Last week UK Finance published their annual fraud report ‘Fraud the Facts 2019’. This year’s report noted that authorised push payment fraud was up by 44% – so what does this leap in the statistic actually show? And how does it fit into the wider context of industry concerns and actions around this type of scam?
An Increase in Authorised Push Payment Fraud – or Just More Reporting?
UK Finance only started collecting data for publication on push payment scams in 2017. In this year’s report, they’ve provided a wealth of information on the different guises this fraud can take and have split the reporting figures into two categories, those where individuals were the victims and those where it was businesses.
What we don’t know in any detail is where they gathered their statistics from. The report states that four additional UK Finance members have been reporting since January 2018. Depending on the size and customer base of those four new reporters, it is credible that the 44% increase comes from more reporting rather than more fraud.
On the other hand, it’s likely that push payment fraud is significantly under-reported. Reporting relies on it having been investigated or indeed reported to the bank by the victim. Many victims, realising that they have been tricked into paying a fraudster, may be too embarrassed to report it. It would be interesting to know if banks accept every case reported to them as authorised push payment fraud and include the cases in these statistics. If a bank determines, rightly or wrongly, that it’s actually a case of buyer’s remorse, do they exclude the case from the reported statistics?
It is noticeable that authorised push payment scams against individuals (78,215 cases) are significantly more frequent than those against businesses (6,408). Without understanding the makeup of the banks that contributed to this report, it is difficult to determine if this is an under-representation of the fraud against businesses because those banks reporting predominantly serve consumers.
How Do We Fight Authorised Push Payment Fraud?
Reducing authorised push payment fraud is not easy, and the UK Finance Annual Fraud Report lays out ways in which the industry is looking to tackle it. FICO customers have had significant success in reducing authorised push payment fraud using our machine learning and analytics, in some cases lowering cases by as much as a third.

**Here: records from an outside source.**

template <int S, int NCT, int ABL = 0, typename... Mask>
__global__ __launch_bounds__(W * 64) void scan_mfma_kernel(const uint16_t* __restrict__ base, size_t n_rows, int d,
                                                           const uint4* __restrict__ packed_ro,
                                                           float* __restrict__ gmax, int nq_pad, size_t n_tiles, uint32_t y_packed, uint32_t y_cols,
                                                           Mask... mask) {
    constexpr int BN = NCT * 16;
    constexpr int QT_BYTES = BN * 128;
    constexpr int QI = BN / 64;
    constexpr bool ILV = S >= 2 && !(ABL & 16);
    extern __shared__ __attribute__((aligned(16))) char smem[];
    const int tid = threadIdx.x;
    const int lane = tid & 63, wave = tid >> 6;
    const int i = lane & 15, g = lane >> 4;
    const int nkb = d / KB;
    const size_t row_bytes = (size_t)d * 2;
    const int swz = (i >> 1) & 7;
    const size_t n_groups = (n_rows + 31) / 32;
    char* const qbase = smem;
    char* const xbase = smem + 2 * QT_BYTES + wave * (S * 4096);
    gmax += (size_t)blockIdx.y * y_cols;
    const char* const packed = reinterpret_cast<const char*>(packed_ro + (size_t)blockIdx.y * y_packed) + (size_t)(wave * QI * 64 + lane) * 16;

    size_t tile = blockIdx.x;
    if (tile >= n_tiles) return;

    auto src_ptr = [&](size_t t, int u) -> const char* {
        const int r = 8 * u + (lane >> 3);
        size_t row = t * TILE_ROWS + wave * 32 + r;
        if (row >= n_rows) row = n_rows - 1;
        const int piece = (lane & 7) ^ ((r >> 1) & 7);
        return reinterpret_cast<const char*>(base) + row * row_bytes + piece * 16;
    };
    auto dma_x = [&](const char* (&rp)[4], int kblock, int stage) {
        char* dst = xbase + stage * 4096;
        if (ABL & 4) return;
#pragma unroll
        for (int u = 0; u < 4; u++) dma16(rp[u] + (size_t)kblock * 128, dst + u * 1024);
    };
    auto dma_q = [&](int kblock, int qb) {
        const char* src = packed + (size_t)kblock * QT_BYTES;
        char* dst = qbase + qb * QT_BYTES + wave * (QI * 1024);
        if (ABL & 2) return;
#pragma unroll
        for (int u = 0; u < QI; u++) dma16(src + u * 1024, dst + u * 1024);
    };

    const char* rp[4];
    const char* rn[4];
#pragma unroll
    for (int u = 0; u < 4; u++) rp[u] = src_ptr(tile, u);
    dma_q(0, 0);
#pragma unroll
    for (int j = 0; j < S - 1; j++) dma_x(rp, j % nkb, j);
    vm_wait<0>();
    __builtin_amdgcn_s_barrier();

    int buf = 0;
    while (true) {
        float4v acc[2][NCT];
#pragma unroll
        for (int rt = 0; rt < 2; rt++)
#pragma unroll
            for (int ct = 0; ct < NCT; ct++)
#pragma unroll
                for (int r = 0; r < 4; r++) acc[rt][ct][r] = 0.0f;

        const size_t next_tile = tile + gridDim.x;
        const bool has_next_tile = next_tile < n_tiles;
#pragma unroll
        for (int u = 0; u < 4; u++) rn[u] = has_next_tile ? src_ptr(next_tile, u) : rp[u];

        for (int kb0 = 0; kb0 < nkb; kb0 += S) {
#pragma unroll
            for (int j = 0; j < S; j++) {
                const int kb = kb0 + j;
                const int kq = kb + 1 == nkb ? 0 : kb + 1;
                const int kf = kb + S - 1;
                const bool x_next = kf >= nkb;
                const size_t xoff = (size_t)(kf >= nkb ? kf - nkb : kf) * 128;
                char* const xdst = xbase + ((j + S - 1) % S) * 4096;
                const char* const qsrc = packed + (size_t)kq * QT_BYTES;
                char* const qdst = qbase + (buf ^ 1) * QT_BYTES + wave * (QI * 1024);
                auto issue_piece = [&](int p) {
                    if (p < QI) { if (!(ABL & 2)) dma16(qsrc + p * 1024, qdst + p * 1024); }
                    else if (!(ABL & 4)) dma16((x_next ? rn[p - QI] : rp[p - QI]) + xoff, xdst + (p - QI) * 1024);
                };
                if (!ILV) {
#pragma unroll
                    for (int p = 0; p < QI + 4; p++) issue_piece(p);
                    vm_wait<(QI + 4) * (S - 1)>();
                } else if (S == 2) {
                    vm_wait<0>();
                }

                const u32x4* xs = reinterpret_cast<const u32x4*>(xbase + j * 4096) + i * 8;
                const u32x4* qt = reinterpret_cast<const u32x4*>(qbase + buf * QT_BYTES) + i * 8;
                const int slot_a = g ^ swz, slot_b = (4 + g) ^ swz;
                u32x4 bq[2][2];
                bq[0][0] = qt[0 * 128 + slot_a];
                bq[0][1] = qt[1 * 128 + slot_a];
                const half8 a00 = as_half8(xs[slot_a]), a10 = as_half8(xs[128 + slot_a]);
                const half8 a01 = as_half8(xs[slot_b]), a11 = as_half8(xs[128 + slot_b]);
                constexpr int NCP = NCT / 2;
#pragma unroll
                for (int t = 0; t < 2 * NCP; t++) {
                    const int ks = t / NCP, cp = t % NCP;
                    if (t + 1 < 2 * NCP) {
                        const int ks2 = (t + 1) / NCP, cp2 = (t + 1) % NCP;
                        if (!(ABL & 8)) {
                            bq[(t + 1) & 1][0] = qt[(cp2 * 2) * 128 + (ks2 ? slot_b : slot_a)];
                            bq[(t + 1) & 1][1] = qt[(cp2 * 2 + 1) * 128 + (ks2 ? slot_b : slot_a)];
                        } else {
                            bq[(t + 1) & 1][0] = bq[t & 1][1];
                            bq[(t + 1) & 1][1] = bq[t & 1][0];
                        }
                    }
                    __builtin_amdgcn_sched_barrier(0);
                    if (ILV) {
                        constexpr int STEP = (2 * NCP) / (QI + 4);
                        if (t >= 1 && (t - 1) % STEP == 0 && (t - 1) / STEP < QI + 4) {
                            issue_piece((t - 1) / STEP);
                            __builtin_amdgcn_sched_barrier(0);
                        }
                    }
                    const half8 a0 = ks ? a01 : a00;
                    const half8 a1 = ks ? a11 : a10;
#pragma unroll
                    for (int e = 0; e < 2; e++) {
                        const half8 b = as_half8(bq[t & 1][e]);
                        const int ct = cp * 2 + e;
                        if (!(ABL & 1)) {
                            acc[0][ct] = __builtin_amdgcn_mfma_f32_16x16x32_f16(a0, b, acc[0][ct], 0, 0, 0);
                            acc[1][ct] = __builtin_amdgcn_mfma_f32_16x16x32_f16(a1, b, acc[1][ct], 0, 0, 0);
                        } else {
                            asm volatile("" ::"v"(b), "v"(a0), "v"(a1));
                        }
                    }
                }
                vm_wait<4>();
                __builtin_amdgcn_s_barrier();
                buf ^= 1;
            }
        }

        const size_t group = tile * W + wave;
        if constexpr (sizeof...(Mask) != 0) {
            const uint32_t w = group_word(group, mask...) >> (4 * g);
#pragma unroll
            for (int rt = 0; rt < 2; rt++)
#pragma unroll
                for (int r = 0; r < 4; r++) {
                    if ((w >> (16 * rt + r)) & 1u) continue;
#pragma unroll
                    for (int ct = 0; ct < NCT; ct++) acc[rt][ct][r] = MASKED_OUT;
                }
        }
#pragma unroll
        for (int ct = 0; ct < NCT; ct++) {
            float m = fmaxf(fmaxf(acc[0][ct][0], acc[0][ct][1]), fmaxf(acc[0][ct][2], acc[0][ct][3]));
            m = fmaxf(m, fmaxf(fmaxf(acc[1][ct][0], acc[1][ct][1]), fmaxf(acc[1][ct][2], acc[1][ct][3])));
            m = fmaxf(m, __shfl_xor(m, 16));
            m = fmaxf(m, __shfl_xor(m, 32));
            if (g == 0 && group < n_groups) gmax[group * (size_t)nq_pad + ct * 16 + i] = m;
        }

        if (!has_next_tile) break;
        tile = next_tile;
#pragma unroll
        for (int u = 0; u < 4; u++) rp[u] = rn[u];
    }
    vm_wait<0>();
}


typedef float float16v __attribute__((ext_vector_type(16)));

#ifdef MSE_DEV_KERNELS
__device__ unsigned long long g_scan_prof[4];
__device__ __forceinline__ uint32_t memtime() { return (uint32_t)__builtin_amdgcn_s_memtime(); }
#endif

template <typename... M> struct is_tile_subset : std::false_type {};
template <> struct is_tile_subset<ScanSparse> : std::true_type {};
template <typename... M> __device__ __forceinline__ ScanSparse tile_subset_of(const M&...) { return ScanSparse{}; }
__device__ __forceinline__ ScanSparse tile_subset_of(const ScanSparse& sp) { return sp; }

While some industry initiatives are moving ahead quickly, others are stalled. For example, the Confirmation of Payee Service, initially due to be in place by July of this year, has been delayed due to the complexities of the IT required. While It is likely that this service will reduce authorised push payment fraud against individuals if not that against businesses, it’s now very unlikely to be in place to prevent cases in 2019.
Another industry initiative, the Contingent Re-imbursement Model, sets out circumstances where banks will refund those who have been scammed out of funds. If this encourages banks to take steps to improve their processes and technology, it could see cases of authorised push payment fraud decline. However, if it just means the bank loses rather than the scammed individual or business, all it does is shift the liability.
It is also possible that in 2019 authorised push payment fraud could become more attractive to fraudsters. PSD2 and the mandatory use of Strong Customer Authentication makes significant steps to stop other types of payment fraud. We know that fraudsters rarely just go away. With better protection stopping unauthorised payments, they may switch their attentions to authorised push payment fraud, which isn’t protected by Strong Customer Authentication.
My prediction is that we will see another increase in push payment fraud during 2019. This will partially be down to more reporting (PSD2 also makes reporting it mandatory) but also due to an underlying increase as fraudsters go after what is still low-hanging fruit.